Mercy, her oldest child, was 10, Lois was 9, Simeon was 7, Abigail
was 6, Salmon was 4, Ithamar was 3 and Baruch, the youngest, was 1
year old. This was the crowd that mobbed Dyer that day and demanded
to be taken up the river to their father.
When they arrived at the campsite,
their father could not believe they were there. He asked his wife,
“Have you come here to die before your time? We have no shelter
for either you and you will perish before we build one”.
The authors of these town histories
often wax poetical when describing the intrepid early settlers in all
their saintly heroic history. Alice is supposed to have replied,
“Cheer up,my faithful. Let the smiles and rosy cheeks of your
children make you joyful. If you have no shelter, you have the
strength and hands to make one. The God we worship will bless us and
help us obtain shelter.” This is a quote from her son Philander.

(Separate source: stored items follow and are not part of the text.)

template <int L, bool PROF, bool XF>
DEV void do_delete(Doc &D, uint32_t lv, uint32_t n, uint32_t pos, bool fwd) {
    const uint32_t l = lane();
    uint32_t j0 = 0;
    uint32_t up_done = 0;
    while (j0 < n) {
        constexpr bool PC = L == IX_FLAT && !XF;
        Found f;
        const uint32_t rk = pos - D.cpre;
        const uint32_t hit = PC ? U(uint32_t(rk < uint32_t(__popcll(D.cmv)))) : 0u;
        if (hit) {
            f.b = D.cb;
            f.k = rk;
            f.tp = D.cpos >> 6;
            f.c = NONE;
        } else {
            if (!find_vis<L>(D, pos, f)) { fail(D, ErrCheckout, 14); return; }
            if (PC) { D.cpre = pos - f.k; D.cpos = f.p; }
        }
        if (PC && PROF) { D.prof[P_N_LOOK]++; D.prof[P_N_SKIP] += hit; }
        const uint32_t b = f.b, kk = f.k, tpos = f.tp;
        const uint32_t c0 = L == IX_FLAT && f.c != NONE ? f.c : U(ix<L>(D.cnt + b));
        uint32_t it;
        u64 mv, ml;
        if (b == D.cb) { it = D.cit; mv = D.cmv; ml = D.cml; }
        else load_block<L, PROF>(D, b, c0, it, mv, ml);
        const uint32_t c = c0 & ~C_DIRTY;
        const uint32_t avail = c_vis(c) - kk;
        const uint32_t take = min(avail, n - j0);
        const uint32_t r = uint32_t(__popcll(mv & lanes_below(l)));
        const bool sel = ((mv >> l) & 1ull) && r >= kk && r < kk + take;
        const u64 selm = BALLOT(sel);
        if (uint32_t(__popcll(selm)) != take || take == 0) { fail(D, ErrCheckout, 15); return; }
        u64 mu = 0;
        uint32_t base = 0;
        if (XF) {
            mu = U64(ld(D.mup + b));
            base = up_rank<L>(D, b, 0);
        }
        if (sel) {
            const uint32_t j = j0 + (r - kk);
            const uint32_t dlv = fwd ? lv + j : lv + n - 1 - j;
            st(D.pc + it, pc_of(b, 2u));
            *reinterpret_cast<uint32_t *>(D.ao + dlv) = it;
            if (XF) {
                const u64 below = lanes_below(l);
                const uint32_t x = fwd ? base + uint32_t(__popcll(mu & ~selm & below))
                                       : base + uint32_t(__popcll(mu & below)) + up_done;
                D.xf[dlv] = ((mu >> l) & 1ull) ? x : NONE;
            }
        }
        const uint32_t gone = XF ? uint32_t(__popcll(mu & selm)) : 0u;
        up_done += gone;
        if (l == 0) {
            st(D.m2 + 2 * size_t(b), mv & ~selm);
            D.cnt[b] = c - take * C_VIS - gone * C_UP;
            at_add(D.top + tpos, 0u - take);
            if (XF) {
                st(D.mup + b, mu & ~selm);
                D.tup[tpos] = ix<L>(D.tup + tpos) - gone;
            }
        }
        fence_wave();
        D.cb = b; D.cit = it; D.cmv = mv & ~selm; D.cml = ml;
        j0 += take;
    }
}

template <int L, bool PROF>
DEV void toggle_pass(Doc &D, uint32_t off, uint32_t n, uint32_t pre, bool have_pre) {
    const uint32_t l = lane();
    uint64_t tq = tick<PROF>();
    auto resolve = [&](uint32_t j, uint32_t e, uint32_t &item, bool &del, bool &bad) {
        const bool valid = j + l < n;
        const uint32_t lv = e & 0x3FFFFFFFu;
        bad = valid && lv >= D.n_lv;
        del = valid && !bad && ((e >> 30) & 1u);
        const uint32_t tgt = *reinterpret_cast<const uint32_t *>(D.ao + (del ? lv : 0u));
        item = valid ? (del ? tgt : lv) : 0u;
    };
    if (n == 0) return;
    const uint32_t last = off + n - 1;
    uint32_t e_cur = have_pre ? pre : D.tlist[min(off + l, last)];
    uint32_t e_nx = 0;
    if (n > 64) e_nx = D.tlist[min(off + 64 + l, last)];
    uint32_t it_cur;
    bool del_cur, bad_cur;
    resolve(0, e_cur, it_cur, del_cur, bad_cur);
    for (uint32_t j = 0; j < n; j += 64) {
        bool bad = bad_cur || it_cur >= D.n_lv;
        bool act = j + l < n && !bad;
        const bool del = del_cur;
        const uint32_t item = it_cur;
        int32_t d = int32_t((e_cur >> 31) << 1) - 1;
        int32_t dneg = int32_t(e_cur >> 31) - 1;
        if (j + 64 < n) {
            e_cur = e_nx;
            resolve(j + 64, e_cur, it_cur, del_cur, bad_cur);
            e_nx = D.tlist[min(off + j + 128 + l, last)];
        }
        if (BALLOT(bad)) { fail(D, ErrCheckout, 16); return; }
        if (PROF) { const uint64_t t = tick<PROF>(); D.prof[P_T1] += t - tq; tq = t; }
        const u64 dmask = BALLOT(act && del);
        bool dup = del;
        if (__popcll(dmask) > 4) {
            dup = false;
            const uint32_t x = act ? item : (0x80000000u | l);
            uint32_t r0 = x, r1 = shfl(x, (l + 16) & 63u), r2 = shfl(x, (l + 32) & 63u), r3 = shfl(x, (l + 48) & 63u);
            uint32_t mn = min(min(r1 ^ x, r2 ^ x), r3 ^ x);
#pragma unroll
            for (int k = 1; k < 16; k++) {
                r0 = uint32_t(__builtin_amdgcn_mov_dpp(int(r0), 0x13C, 0xF, 0xF, false));
                r1 = uint32_t(__builtin_amdgcn_mov_dpp(int(r1), 0x13C, 0xF, 0xF, false));
                r2 = uint32_t(__builtin_amdgcn_mov_dpp(int(r2), 0x13C, 0xF, 0xF, false));
                r3 = uint32_t(__builtin_amdgcn_mov_dpp(int(r3), 0x13C, 0xF, 0xF, false));
                mn = min(mn, min(min(r0 ^ x, r1 ^ x), min(r2 ^ x, r3 ^ x)));
            }
            dup = mn == 0u;
        }
        for (u64 dm = BALLOT(act && dup); dm;) {
            const uint32_t t = rdl(item, ctz(dm));
            const u64 same = BALLOT(act && item == t);
            if (__popcll(same) > 1) {
                const bool mine = (same >> l) & 1ull;
                const int32_t sum = int32_t(wave_sum(mine ? uint32_t(d) : 0u));
                const int32_t neg = int32_t(wave_sum(mine ? uint32_t(dneg) : 0u));
                if (mine) {
                    if (l == ctz(same)) { d = sum; dneg = neg; }
                    else act = false;
                }
            }
            dm &= ~same;
        }
        bool fv = false, fl = false;
        uint32_t b = 0;
        int32_t dv = 0, dl = 0;
        {
            const uint32_t w = ld(D.pc + (act ? item : 0u));
            const uint32_t bw = pc_blk(w), oc = pc_cnt(w), nc = oc + uint32_t(d);
            const bool badc = act && int32_t((oc + uint32_t(dneg)) | (0xFFFFu - nc) | (D.nb - 1u - bw)) < 0;
            const bool ok = act && !badc;
            bad = bad || badc;
            if (ok) st(D.pc + item, pc_of(bw, nc));
            b = ok ? bw : 0u;
            fv = ok && ((oc == 1) != (nc == 1));
            fl = ok && ((oc != 0) != (nc != 0));
            dv = fv ? (nc == 1 ? 1 : -1) : 0;
// ... 430 lines not shown
    }
    len_out = total;
    items_out = items;
}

Really? I think it's more likely that she said, “How dare you
leave us all alone at that nasty old fort? You have strong arms and
hands – build us a shelter! We will all help.”
Child's history says that it took three
hours for them to build wigwams out of birch bark and branches for
the family to spend the night in, and the next day they built a
cabin. The first English family north of Fort Number 4 had a home.
Four months later, Alice gave birth to a baby girl, the first English
baby born north of Fort Number 4, and named her Alice. Eventually,
the Chases moved three miles south, onto Cornish plain.